Ask YC: Getting Involved in Open Source - bobj

I know a lot of people say that getting involved in an open source project is a great way to pick up some useful skills from some smart people, but how exactly does one get involved in something? (i.e. how did you start out?)
======
blender
Depends what you're interests are. Documentation is usually poor to non-
existent in most open source projects (at least initially). I would argue that
good user documentation at an early stage can mean the difference between a
successful project and a ho-hum project. I wrote the first Asterisk Management
Portal Installation Guide (AMP was a precursor to FreePBX) and I can tell you
that that guide made a huge difference.

If you like to code, submit patches. Your patches will be scrutinized but that
will make you a better programmer.
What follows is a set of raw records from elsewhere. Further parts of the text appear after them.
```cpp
#ifdef ODO_LM_CHAIN_TU
static __global__ void __launch_bounds__(kCoarseBlock) lm_coarse_kernel(StepArgs a, int min_level) {
  const StepLaunch q = {a.st_in, a.st_out, a.part_in, a.part_out, a.seq, a.first_of_solve, a.span};
  lm_coarse_body<false>(a, q, min_level, lm_kernarg_words());
}
static __global__ void __launch_bounds__(kCoarseBlock) lm_coarse_armed_kernel(StepArgs a, int min_level) {
  const StepLaunch q = {a.st_in, a.st_out, a.part_in, a.part_out, a.seq, a.first_of_solve, a.span};
  lm_coarse_body<false, true>(a, q, min_level, lm_kernarg_words());
}
static __global__ void __launch_bounds__(kCoarseBlock) lm_coarse_full_kernel(StepArgs a, int min_level) {
  const StepLaunch q = {a.st_in, a.st_out, a.part_in, a.part_out, a.seq, a.first_of_solve, a.span};
  lm_coarse_body<true>(a, q, min_level, lm_kernarg_words());
}
#endif
template <bool kFull>
__device__ __forceinline__ void lm_coarse_batch_entry(const StepArgs* __restrict__ table, int seq, int first_of_solve, unsigned long long* span) {
  const StepArgs& a = table[blockIdx.y];
  const StepLaunch q = {a.st2[seq & 1], a.st2[(seq + 1) & 1], a.part2[seq & 1], a.part2[(seq + 1) & 1], seq, first_of_solve, span};
  lm_coarse_body<kFull>(a, q, a.min_level, (const unsigned*)&table[blockIdx.y]);
}
ODO_KERNEL void __launch_bounds__(kCoarseBlock) lm_coarse_kernel_batch(const StepArgs* __restrict__ table, int seq, int first_of_solve,
                                                                       unsigned long long* span) {
  lm_coarse_batch_entry<false>(table, seq, first_of_solve, span);
}
ODO_KERNEL void __launch_bounds__(kCoarseBlock) lm_coarse_full_kernel_batch(const StepArgs* __restrict__ table, int seq, int first_of_solve,
                                                                            unsigned long long* span) {
  lm_coarse_batch_entry<true>(table, seq, first_of_solve, span);
}

constexpr int kFineGran = 2 * ODO_NACC;
constexpr int kFineRowsMax = 160;
constexpr int kFineChunk = 8;
constexpr unsigned kFineWaitTicks = 400000u;
struct FineDeadline {
  unsigned long long t0, c0;
  unsigned limit;
  static __device__ __forceinline__ FineDeadline begin(unsigned limit_ticks) {
    return FineDeadline{(unsigned long long)wall_clock64(), (unsigned long long)__builtin_readcyclecounter(), limit_ticks};
  }
  __device__ __forceinline__ bool expired(int spin) const {
    if ((spin & 31) != 31) return false;
// ... 157 lines not shown
    }
    FineG2 g = {0, 0, 0, 0};
    unsigned long long gc = 0;
    bool all = false;
    FineDeadline dl = {0ull, 0ull, wait_limit};
    __builtin_amdgcn_s_setprio(0);
    for (int spin = 0; !all; spin++) {
      if (spin == 1) dl = FineDeadline::begin(wait_limit);
      if (spin > 0) { if (dl.expired(spin)) break; __builtin_amdgcn_s_sleep(1); }
      bool mine = true;
      if (lane < nvb) {
        g = *(const volatile FineG2Global*)(sums + 2 * lane);
        if (pass == 0) gc = __hip_atomic_load(cnts + lane, __ATOMIC_RELAXED, __HIP_MEMORY_SCOPE_AGENT);
        mine = (g.x == tag) && (g.z == tag) && (pass != 0 || (unsigned)gc == tag);
      }
      all = __all(mine);
    }
    __builtin_amdgcn_s_setprio(3);
    if (!all) { if (lane == 0) *bail = 1; break; }
    double part = 0.0, cnt = 0.0;
    if (lane < nvb) {
      part = __longlong_as_double((long long)(((unsigned long long)g.y << 32) | (unsigned long long)g.w));
      if (pass == 0) cnt = (double)(unsigned)(gc >> 32);
    }
    const double total = wave_sum64(part);
    if (pass == 0) n_total = (int)wave_sum64(cnt);
    const float nxt = (n_total > 0) ? tdist_next_sigma(total, n_total) : sigma;
    const bool done = (n_total == 0) || tdist_converged(nxt, sigma);
    sigma = nxt;
    if (done) break;
  }
  return sigma;
}
template <bool kTdist, bool kTrace>
__device__ __forceinline__ void lm_fine_body(const StepArgs& a, const StepLaunch& q, int K, int w, unsigned long long* __restrict__ xbuf,
                                             int fault, int lo_level, const unsigned* __restrict__ lv_src) {
#if ODO_PHASE_STAMPS
  const unsigned long long w_entry = (unsigned long long)wall_clock64();
#endif
  __builtin_amdgcn_s_setprio(3);
  const int t = threadIdx.x, tl = t & (kLmBlock - 1), half = t >> 8;
  const bool publisher = (w == 0);
  if (publisher && t == 0 && q.span) atomicMin(q.span, (unsigned long long)wall_clock64());
  __shared__ LmState s_sh;
  __shared__ double fold_sh[8 * 32];
  __shared__ double acc_sh[32];
  __shared__ StepLevel lv_sh[ODO_MAX_LEVELS_K];
  __shared__ float rows_sh2[2][kRowFloats * RowBuf<kLmBlock>::W];
  __shared__ int bail_sh, local_sh;
  __shared__ unsigned long long sm_sh[4];
  float* rows_sh = rows_sh2[half];
  const unsigned tag_base = a.fine_epoch << 8;
  unsigned long long* place = xbuf + 2 * kFineRowsMax * kFineGran;
  const unsigned wait_limit = a.fine_wait ? a.fine_wait : kFineWaitTicks;
  lm_copy_levels(lv_sh, lv_src);
  if (t == 0) {
    bail_sh = 0;
    local_sh = 0;
#pragma unroll
    for (int i = 0; i < 4; i++) sm_sh[i] = 0;
    __hip_atomic_store(place + w, ((unsigned long long)(unsigned)fine_xcc_id() << 32) | tag_base, __ATOMIC_RELAXED, __HIP_MEMORY_SCOPE_AGENT);
  }
  __syncthreads();
  lm_fused_prologue(q.st_in, q.part_in, lv_sh, a.n_levels, a.lambda0, a.precision, s_sh, fold_sh, acc_sh, (kTrace ? a.trace : (LmTraceRow*)nullptr), a.cost_stat,
                    publisher, q.first_of_solve ? a.init : nullptr, a.stop_level, a.chain_in_token ? a.chain_pose : nullptr);
  LmHot hot;
  lm_hot_load(hot, s_sh);
  if (t < 64) {
    bool same = true, got = false;
    if (t < K) {
      unsigned long long pw = 0;
      const FineDeadline dl = FineDeadline::begin(wait_limit);
      for (int spin = 0; !got; spin++) {
        pw = __hip_atomic_load(place + t, __ATOMIC_RELAXED, __HIP_MEMORY_SCOPE_AGENT);
        got = ((unsigned)pw == tag_base);
        if (!got && dl.expired(spin)) break;
      }
      same = got && ((int)(pw >> 32) == fine_xcc_id());
    } else {
      got = true;
    }
    const bool all_got = __all(got), all_same = __all(same);
    if (t == 0) { local_sh = (all_got && all_same) ? 1 : 0; if (!all_got) bail_sh = 1; }
  }
  __syncthreads();
  const bool local = local_sh != 0;
  constexpr int kS = 8;
  const int my_q = tl / kS, my_s = tl % kS;
  int rowA = 0, rowB = 0;
  if (my_q < ODO_NACC) rows_of_quantity(my_q, &rowA, &rowB);
  const int fq = t & 31, fseg = t >> 5;
  PointK pt;
  bool pt_ok = false;
  int pt_level = -1;
  unsigned long long c_eval = 0, c_xchg = 0, c_sm = 0, c_it = 0, c_last = ODO_DBG(a) ? __builtin_readcyclecounter() : 0;
#if ODO_PHASE_STAMPS
  unsigned long long c_first = 0, n_first = 0;
#endif
  const unsigned long long c_begin = c_last, w_begin = ODO_DBG(a) ? (unsigned long long)wall_clock64() : 0;
  auto lap = [&](unsigned long long& sum) {
    if (ODO_DBG(a)) { const unsigned long long now = __builtin_readcyclecounter(); sum += now - c_last; c_last = now; }
  };
  for (int ev = 0; ev < 4096; ev++) {
    const bool run = (s_sh.active != 0 && s_sh.status == 0 && !s_sh.finished && !bail_sh && s_sh.level >= lo_level);
    if (!run) break;
    c_it++;
    const StepLevel& L = lv_sh[s_sh.level];
    const float* I2u = lm_uniform_ptr(L.I2);
    const int nblk = L.nblk;
    const unsigned tag = tag_base + 1u + (unsigned)(ev % 255);
    unsigned long long* buf = xbuf + (size_t)(ev & 1) * kFineRowsMax * kFineGran;
    float T[16];
#pragma unroll
    for (int i = 0; i < 16; i++) T[i] = s_sh.T[i];
#if ODO_PHASE_STAMPS
    const bool first_of_level = (s_sh.level != pt_level);
#endif
    const bool resident = (nblk <= 2 * K) && (L.n <= nblk * kLmBlock);
    if (resident) {
      const int vb = w + half * K;
      if (s_sh.level != pt_level) {
        pt_level = s_sh.level;
        const int idx = vb * kLmBlock + tl;
        pt_ok = vb < nblk && idx < L.n;
        if (pt_ok) pt = load_point(L.pl, idx);
      }
      float r = 0.0f, wgt = 0.0f, J[6] = {0.0f, 0.0f, 0.0f, 0.0f, 0.0f, 0.0f};
      bool valid = false;
      if (pt_ok && point_residual_g<kTdist || kTrace>(pt, T, L.k, I2u, L.rows, L.cols, &r, J)) {
        wgt = robust_weight(r, (kTdist || kTrace) ? a.robust : (a.robust == 1 ? 1 : 0), a.huber_delta, 1.0f);
        valid = true;
      }
      if (kTdist && w < nblk) {
        __shared__ double td_ws_sh[2][8];
        __shared__ int td_cnt_sh[8];
        const float sg = fine_tdist_sigma(xbuf + kFineScaleOff, vb * 4 + (tl >> 6), 4 * nblk,
                                          ((a.fine_epoch & 0xfffu) << 20) | (((unsigned)ev & 0x3ffu) << 10), r * r, valid, local, wait_limit, &bail_sh,
                                          td_ws_sh, td_cnt_sh);
        if (valid) wgt = robust_weight(r, 2, a.huber_delta, sg * sg);
      }
      rows_store_z(rows_sh, RowBuf<kLmBlock>::W, tl, J, wgt, r, valid);
      __syncthreads();
      if (bail_sh) break;
      if (vb < nblk) {
        double accq = 0.0;
        if (my_q < ODO_NACC) accq = rows_accumulate<kLmBlock, kS>(rows_sh, rowA, rowB, my_s, accq);
        accq = rows_butterfly8(accq);
// ... 32 lines not shown
    double v = 0.0;
    __builtin_amdgcn_s_setprio(0);
    if (fq < ODO_NACC && fseg < 8) {
      for (int b0 = fseg; b0 < nblk; b0 += 8 * kFineChunk) {
        FineG2 g2[kFineChunk];
        bool all = false;
        FineDeadline dl = {0ull, 0ull, wait_limit};
        for (int spin = 0; !all; spin++) {
          if (spin == 1) dl = FineDeadline::begin(wait_limit);
          if (spin > 0) { if (dl.expired(spin)) break; __builtin_amdgcn_s_sleep(1); }
          all = true;
#pragma unroll
          for (int u = 0; u < kFineChunk; u++) {
            const int b = b0 + 8 * u;
            if (b < nblk) g2[u] = *(const volatile FineG2Global*)(buf + (size_t)b * kFineGran + 2 * fq);
          }
#pragma unroll
          for (int u = 0; u < kFineChunk; u++) {
            const int b = b0 + 8 * u;
            if (b < nblk) all = all && (g2[u].x == tag) && (g2[u].z == tag);
          }
        }
        if (!all) bail_sh = 1;
#pragma unroll
        for (int u = 0; u < kFineChunk; u++) {
          const int b = b0 + 8 * u;
          if (b < nblk) v += __longlong_as_double((long long)(((unsigned long long)g2[u].y << 32) | (unsigned long long)g2[u].w));
        }
      }
    }
    __builtin_amdgcn_s_setprio(3);
    if (fseg < 8) fold_sh[fseg * 32 + fq] = v;
    __syncthreads();
    if (t < ODO_NACC) {
      double acc = 0.0;
#pragma unroll
      for (int g = 0; g < 8; g++) acc += fold_sh[g * 32 + t];
      acc_sh[t] = acc;
    }
    lap(c_xchg);
    if (bail_sh) break;
    lm_state_machine_hot(hot, lv_sh, a.n_levels, a.lambda0, a.precision, s_sh, acc_sh, (kTrace ? a.trace : (LmTraceRow*)nullptr), a.cost_stat, publisher,
                         (ODO_DBG(a) && publisher) ? sm_sh : nullptr, a.stop_level);
    lap(c_sm);
  }
#if ODO_PHASE_STAMPS
  const unsigned long long w_loop_end = (unsigned long long)wall_clock64();
#endif
  if (t == 0) lm_hot_store(hot, s_sh);
  if (bail_sh && t == 0) { s_sh.status = -2; s_sh.active = 0; s_sh.finished = 1; }
  __syncthreads();
  if (publisher) {
    lm_fused_publish(s_sh, q.st_out, a.host_prog, q.seq, a.token, a.cost_stat, a.out, a.done_flag, a.final_state, chain_out_of(a));
#if ODO_PHASE_STAMPS
    const unsigned long long w_published = (unsigned long long)wall_clock64();
#endif
    if (ODO_DBG(a) && t == 0) { ODO_DBG(a)[128] += c_eval; ODO_DBG(a)[129] += c_xchg; ODO_DBG(a)[130] += c_sm; ODO_DBG(a)[131] += c_it; ODO_DBG(a)[132] += 1; ODO_DBG(a)[133] += local ? 1 : 0;
      ODO_DBG(a)[134] += __builtin_readcyclecounter() - c_begin; ODO_DBG(a)[135] += (unsigned long long)wall_clock64() - w_begin;
#pragma unroll
      for (int i = 0; i < 4; i++) ODO_DBG(a)[136 + i] += sm_sh[i]; }
    if (t == 0 && q.span) atomicMax(q.span + 1, (unsigned long long)wall_clock64());
#if ODO_PHASE_STAMPS
    if (ODO_DBG(a) && t == 0) {
      const unsigned long long now = w_published;
      g_lm_diag[2] = w_loop_end;
      g_lm_diag[19] += c_first; g_lm_diag[20] += n_first;
      g_lm_diag[9] += w_begin - w_entry; g_lm_diag[10] += w_loop_end - w_begin; g_lm_diag[11] += now - w_loop_end;
      if (g_lm_diag[0] && w_entry > g_lm_diag[0] && w_entry - g_lm_diag[0] < 100000ull) { g_lm_diag[12] += w_entry - g_lm_diag[0]; g_lm_diag[15] += 1; }
      g_lm_diag[1] = now; g_lm_diag[13] += 1;
    }
#endif
  }
}
ODO_DEVICE_VAR unsigned g_lm_fine_dispatch[2];
__device__ __forceinline__ bool lm_fine_mid_dispatch() {
  return __hip_atomic_load(&g_lm_fine_dispatch[0], __ATOMIC_RELAXED, __HIP_MEMORY_SCOPE_AGENT) !=
         __hip_atomic_load(&g_lm_fine_dispatch[1], __ATOMIC_RELAXED, __HIP_MEMORY_SCOPE_AGENT);
}
template <bool kTdist, bool kTrace>
__device__ __forceinline__ void lm_fine_entry(const StepArgs& a, int K, unsigned long long* __restrict__ xbuf, int fault, int lo_level,
                                              unsigned* dispatch_words) {
  if (threadIdx.x == 0) {
    if (blockIdx.x == 0) __hip_atomic_store(&dispatch_words[0], a.fine_dispatch, __ATOMIC_RELAXED, __HIP_MEMORY_SCOPE_AGENT);
    if (blockIdx.x == gridDim.x - 1) __hip_atomic_store(&dispatch_words[1], a.fine_dispatch, __ATOMIC_RELAXED, __HIP_MEMORY_SCOPE_AGENT);
  }
  if (!fine_on_home(a.fine_home) || lm_chain_skip(a)) return;
  const StepLaunch q = {a.st_in, a.st_out, a.part_in, a.part_out, a.seq, a.first_of_solve, a.span};
  lm_fine_body<kTdist, kTrace>(a, q, K, (int)(blockIdx.x >> 3), xbuf, fault, lo_level, lm_kernarg_words());
}
#ifdef ODO_LM_CHAIN_TU
static __global__ void __launch_bounds__(kFineThreads) lm_fine_kernel(StepArgs a, int K, unsigned long long* __restrict__ xbuf, int fault,
                                                               int lo_level, unsigned* dispatch_words) {
  lm_fine_entry<false, false>(a, K, xbuf, fault, lo_level, dispatch_words);
}
static __global__ void __launch_bounds__(kFineThreads) lm_fine_trace_kernel(StepArgs a, int K, unsigned long long* __restrict__ xbuf, int fault,
                                                                     int lo_level, unsigned* dispatch_words) {
  lm_fine_entry<false, true>(a, K, xbuf, fault, lo_level, dispatch_words);
}
static __global__ void __launch_bounds__(kFineThreads) lm_fine_tdist_kernel(StepArgs a, int K, unsigned long long* __restrict__ xbuf, int fault,
                                                                     int lo_level, unsigned* dispatch_words) {
  lm_fine_entry<true, true>(a, K, xbuf, fault, lo_level, dispatch_words);
}
#endif
template <bool kTrace>
__device__ __forceinline__ void lm_fine_batch_entry(const StepArgs* __restrict__ table, int n, int K, int seq, int first_of_solve,
                                                    unsigned long long* span, int fault, const XccIds& xcc, unsigned* dispatch_words) {
  int r = (int)(blockIdx.x & 7u);
  if (xcc.id[0] >= 0) {
    const int mine = fine_xcc_id();
#pragma unroll
    for (int c = 0; c < 8; c++) if (xcc.id[c] == mine) r = c;
  }
  if (threadIdx.x == 0 && n > 0) {
    if (blockIdx.x == 0) __hip_atomic_store(&dispatch_words[0], table[0].fine_dispatch, __ATOMIC_RELAXED, __HIP_MEMORY_SCOPE_AGENT);
    if (blockIdx.x == gridDim.x - 1) __hip_atomic_store(&dispatch_words[1], table[0].fine_dispatch, __ATOMIC_RELAXED, __HIP_MEMORY_SCOPE_AGENT);
  }
  const int wa = (int)(blockIdx.x >> 3);
  const int i = (wa / K) * 8 + r, w = wa % K;
  if (i >= n) return;
  const StepArgs& a = table[i];
  const StepLaunch q = {a.st2[seq & 1], a.st2[(seq + 1) & 1], a.part2[seq & 1], a.part2[(seq + 1) & 1], seq, first_of_solve,
                        (i == 0) ? span : nullptr};
  if (a.fine_lo >= a.min_level) {
    if (w == 0) lm_fine_body<false, kTrace>(a, q, 1, 0, a.xbuf, 0, ODO_MAX_LEVELS_K + 1, (const unsigned*)&table[i]);
    return;
  }
// ... 822 lines not shown
```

Eventually you might get contributor status
if your patches/code is solid.

If you like to help people there are always novices that will ask the
questions that people who have been in the project for awhile will ignore
because they've heard them a million times (because there's no good
documentation).

Cheers

------
wheels
Pick something you use and:

\- Subscribe to the relevant development mailing lists

\- Start using the development version of the software (from CVS, SVN, Git,
whatever)

\- Subscribe to any relevant community newsfeeds (planets, news sites)

If you're using the development version of software, you'll invariably hit
horribly annoying bugs. Dig in, find the fix, generate a diff and mail it to
the development mailing list. In the odd case of not stumbling into annoying
bugs, the bugtracker will have a long list waiting for you. Rinse, wash,
repeat.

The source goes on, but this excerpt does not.